论文标题
一类Littlewood-Paley操作员的尖锐渐近估计值
Sharp asymptotic estimates for a class of Littlewood-Paley operators
论文作者
论文摘要
众所周知,针对所有$ 1 <p <\ iffty $的$ l^p(\ mathbb {r})$,在$ l^p(\ mathbb {r})$上形成的利特伍德 - 帕利操作员有限。

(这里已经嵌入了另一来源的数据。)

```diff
+                else ca[P] = __builtin_amdgcn_mfma_i32_16x16x64_i8(__builtin_bit_cast(i32x4, F[j]), qh[u][j >> 1], ca[P], 0, 0, 0);
+                if (pf && j > 0) { F[j - 1] = st[(K + j - 1) * 64]; __builtin_amdgcn_sched_barrier(0); }
+                if (!(I8_ABL & 8) && b == QT && j == 0) F[K - 1] = st[(2 * K - 1) * 64];
+                if (j == 1) {
                     __builtin_amdgcn_sched_barrier(0);
+                    if (b == 0) {
+                        if (g != 0) I8_TEST(pu, ca[Pp], cb[Pp], pt, tp, ax);
+                    } else {
+                        I8_TEST(pu, ca[Pp], cb[Pp], pt, tp, ax);
+                    }
+                    __builtin_amdgcn_sched_barrier(0);
+                    if (b % QT == 0) {
+                        tp = *reinterpret_cast<const float4 *>(rec + 64 + 4 * (b / QT));
+                        if (KIND != SCAN_IP) {
+                            const float4 a0 = *reinterpret_cast<const float4 *>(rec + 32 * (b / QT) + 4 * jg);
+                            const float4 a1 = *reinterpret_cast<const float4 *>(rec + 32 * (b / QT) + 16 + 4 * jg);
+                            ax[0] = a0.x; ax[1] = a0.y; ax[2] = a0.z; ax[3] = a0.w;
+                            ax[4] = a1.x; ax[5] = a1.y; ax[6] = a1.z; ax[7] = a1.w;
+                        }
+                        __builtin_amdgcn_sched_barrier(0);
+                    }
 #if !(I8_ABL & 4)
-                    if (g + D < NG) issue(g + D);
+                    if (b == 0) {
+                        if (g + D < NG) issue(g + D);
+                        __builtin_amdgcn_sched_barrier(0);
+                    }
 #endif
                 }
-#pragma unroll
-                for (int u = 0; u < QT; ++u)
-                    if (s == 1 + u && s < KS64 && have_prev) {
-                        __builtin_amdgcn_sched_barrier(0);
-#if I8_ABL & 1
-                        if (g == 0xffffff)
-#endif
-                        filter(u, p0[u], p1[u], pax, pt, ptp);
-                    }
-            }
-            if (KS64 < QT + 1 && have_prev) {
-#pragma unroll
-                for (int u = KS64 - 1; u < QT; ++u) filter(u, p0[u], p1[u], pax, pt, ptp);
-            }
-#pragma unroll
-            for (int u = 0; u < QT; ++u) { p0[u] = c0[u]; p1[u] = c1[u]; }
-#pragma unroll
-            for (int i = 0; i < 8; ++i) pax[i] = cax[i];
-            ptp = ctp;
-            pt = stage * 2 + sub;
-            have_prev = true;
-        }
-    }
-    if (have_prev) {
-#pragma unroll
-        for (int u = 0; u < QT; ++u) filter(u, p0[u], p1[u], pax, pt, ptp);
-    }
+            }
+        }
+        dt = stage * 2 + 1;
+        asm volatile("" : "+v"(tp.x), "+v"(tp.y), "+v"(tp.z));
+        if (KIND != SCAN_IP) {
+#pragma unroll
+            for (int i = 0; i < 8; ++i) asm volatile("" : "+v"(ax[i]));
+        }
+    }
+    if (my_stages != 0 && active) {
+        constexpr int Pl = (BPS - 1) & 1;
+        I8_TEST(QT - 1, ca[Pl], cb[Pl], dt, tp, ax);
+    }
+#undef I8_TEST
     if (SAMPLE) {
         uint32_t *part_row = reinterpret_cast<uint32_t *>(part_sample + (size_t)gridDim.x * QPL * 2);
 #pragma unroll
```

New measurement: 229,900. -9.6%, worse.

在此注释中,显示出$$ \ | s _ {\ Mathcal {i} _ {e_2}}} \ | _ {l^p(\ Mathbb {r})\ rightArrow l^p(\ Mathbb {r})} \ sim(p-1) $ s _ {\ MATHCAL {i} _ {e_2}} $表示相对于二阶lace lacary SET $ e_2 = \ pm(2^k -2^l)形成的经典的Littlewood -paley操作员:
It is well-known that Littlewood-Paley operators formed with respect to lacunary sets of finite order are bounded on $L^p (\mathbb{R})$ for all $1<p<\infty$. In this note it is shown that $$ \| S_{\mathcal{I}_{E_2}} \|_{L^p (\mathbb{R}) \rightarrow L^p (\mathbb{R})} \sim (p-1)^{-2} \quad (p \rightarrow 1^+) ,$$ where $S_{\mathcal{I}_{E_2}}$ denotes the classical Littlewood-Paley operator formed with respect to the second order lacunary set $ E_2 = \{ \pm ( 2^k - 2^l ) : k,l \in \mathbb{Z} \text{ with } k>l \} $.